All this seems to set up a grim reality for progressive prosecutors: violent crimes will happen, they will be sensationalized by the local media, which will blame the progressive district attorney; this, in turn, will activate local online networks, which, most likely, will also blame the progressive district attorney. In San Francisco, that feedback cycle eventually led to Boudin’s recall. Price may very well be heading to a similar fate. But this is where the other truth must be considered: these are all officials who won elections. Tough-on-crime candidates like Paul Vallas in Chicago and Rick Caruso in Los Angeles both lost to progressive opponents. In many elections that pit a progressive candidate against a tough-on-crime moderate, the progressive has often relied on a coalition of Black and younger, white, college-educated voters. In Boudin’s recall election, for example, one of his strongest areas of support was northern Bernal Heights, one of the whitest and most college-educated neighborhoods in the city.

The reality is that large, coastal American cities are still filled with a lot of bona-fide liberals who want reform in the criminal-justice system and who do not buy into every crime narrative that’s put out by their local media. In the Bay Area, liberals comprise a much stronger majority of the population than tech billionaires and venture capitalists who vaguely gesture at solutions but can’t be bothered to read a national violent-crime report. Boudin’s recall certainly reflected a growing frustration with his office, but it was primarily driven by the super-wealthy and Asian Americans, who make up about a third of the city’s population. On the whole, then, the disagreement in Oakland, San Francisco, and many other major American cities isn’t between Democrats and Republicans but, rather, between a coalition of immigrants and wealthy white voters versus Black and educated, progressive white voters.

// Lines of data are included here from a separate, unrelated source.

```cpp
__global__ __launch_bounds__(256) void dict_jobs_kernel(const nxz_batch_job_t *__restrict__ in, uint32_t n, uint32_t W, nxz_batch_job_t *__restrict__ out)
{
	const uint32_t i = blockIdx.x * 256 + threadIdx.x;
	if (i >= n) return;
	nxz_batch_job_t j = in[i];
	if (nxz_dict_job_fits(W, j.src_len, j.hist_len)) {
// ... 84 lines not shown
```

Before: 102.3.

## Prefetch next job's leading input into hash-head LDS during final tile

```diff
diff --git a/power-gzip_amd/csrc/nxz_lz77.hip b/power-gzip_amd/csrc/nxz_lz77.hip
--- a/power-gzip_amd/csrc/nxz_lz77.hip
+++ b/power-gzip_amd/csrc/nxz_lz77.hip
@@ -89,7 +89,7 @@
 static_assert(LDS_BYTES <= 163840, "LDS budget");
 static_assert(OFF_HEAD % 16 == 0 && OFF_BITS % 16 == 0 && OFF_SCAN % 16 == 0, "alignment");
 
-enum { M_NREC = 0, M_TOK0 = 1, M_HIGH = 2, M_DQ = 3, M_PROGRESS = 4, M_TICKET = 5, M_DEFER = 6, M_NEXT = 7, M_KEEP = 8, M_DEFER2 = 9, M_PREV = 12, M_JOBNO = 13 };
+enum { M_NREC = 0, M_TOK0 = 1, M_HIGH = 2, M_DQ = 3, M_PROGRESS = 4, M_TICKET = 5, M_DEFER = 6, M_NEXT = 7, M_KEEP = 8, M_DEFER2 = 9, M_CRC = 10, M_ADLER = 11, M_PREV = 12, M_JOBNO = 13 };
 static_assert(M_TICKET == M_PROGRESS + 1 && M_DEFER == M_PROGRESS + 2, "cleared together");
 
 __device__ __forceinline__ uint32_t lds_ld32(const uint32_t *inw, uint32_t r)
@@ -549,6 +549,7 @@
 		if (threadIdx.x == 0) { misc[M_PREV] = 0; misc[M_JOBNO] = 0; }
 		__syncthreads();
 	}
+	bool prefetched = false;
 	for (uint32_t bid = blockIdx.x; bid < njobs;) {
 	if (next_job && threadIdx.x == 0) misc[M_NEXT] = gridDim.x + atomicAdd(next_job, 1u);
 	int tid_ = threadIdx.x;
@@ -571,19 +572,31 @@
 	{
 		typedef uint32_t v4u __attribute__((ext_vector_type(4)));
 		const NXZ_GLOBAL v4u *s4 = (const NXZ_GLOBAL v4u *)src;
-		v4u *d4 = (v4u *)inw;
+		v4u *d4 = (v4u *)inw, *h4 = (v4u *)head;
 		uint32_t nfull = total >> 4;
-		if constexpr (DICT) {
-			const NXZ_GLOBAL v4u *w4 = (const NXZ_GLOBAL v4u *)dict;
-			const uint32_t hq = h >> 4;
-			for (uint32_t i = t; i < nfull; i += NT) d4[i] = i < hq ? w4[i] : s4[i];
-		} else
-		for (uint32_t i = t; i < nfull; i += NT) d4[i] = s4[i];
+		const NXZ_GLOBAL v4u *w4 = (const NXZ_GLOBAL v4u *)dict;
+		const uint32_t hq = DICT ? h >> 4 : 0;
+		static_assert(HSIZE * 4 == 2 * NT * 16, "two quads a lane clear head[]");
+		uint32_t zero_ = 0;
+		asm volatile("" : "+v"(zero_));
+		const v4u z4 = { zero_, zero_, zero_, zero_ };
+#pragma unroll
+		for (int half = 1; half >= 0; half--) {
+			const uint32_t i0 = (uint32_t)t + NT * 2 * half, i1 = i0 + NT;
+			v4u q0 = z4, q1 = z4;
+			if (half == 0 && prefetched) { q0 = h4[i0]; q1 = h4[i1]; }
+			else {
+				if (i0 < nfull) q0 = DICT && i0 < hq ? w4[i0] : s4[i0];
+				if (i1 < nfull) q1 = DICT && i1 < hq ? w4[i1] : s4[i1];
+			}
+			if (half == 0) { h4[i0] = z4; h4[i1] = z4; }
+			if (i0 < nfull) d4[i0] = q0;
+			if (i1 < nfull) d4[i1] = q1;
+		}
 		uint32_t base = nfull << 4;
 		for (uint32_t i = base + t; i < base + 48 && i < 65536 + 32; i += NT)
 			lds[OFF_IN + i] = i < total ? src[i] : 0;
 	}
-	for (uint32_t i = t; i < HSIZE; i += NT) head[i] = 0;
 	if (t < 316) hist[t] = 0;
 	if (t < 16 && t != M_NEXT && !(GEN && (t == M_PREV || t == M_JOBNO))) misc[t] = FUSED && t == M_KEEP ? 3u : 0u;
 #ifdef NXZ_LZ77_PROF
@@ -597,7 +610,6 @@
 	__syncthreads();
 	PROF(0);
 
-	uint32_t out_crc, out_adler;
 	{
 		uint32_t *T = bitbuf;
 		const uint32_t initx = job.in_crc ^ 0xffffffffu;
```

The future of how crime—especially violent crime—is handled in big American cities will be determined along the fault line between those progressive voters and the angry residents who feel as if all the criminals are being dumped on their block once they get released by a lenient district attorney. If progressives want to avoid endless recalls, they will have to pay far more attention to how high-profile cases like those of Jasper Wu, Bob Lee, and Jen Angel activate communities and place pressure on everyone else in the political apparatus. They, like Jenkins, will have to engage in a little bit of magical storytelling. But even that strategy poses a problem: If you go hard-line in cases only when there’s a large, vocal outcry; if, in essence, you make choices on whom to prosecute to the full extent of the law, have you really reformed the inequalities within the criminal-justice system?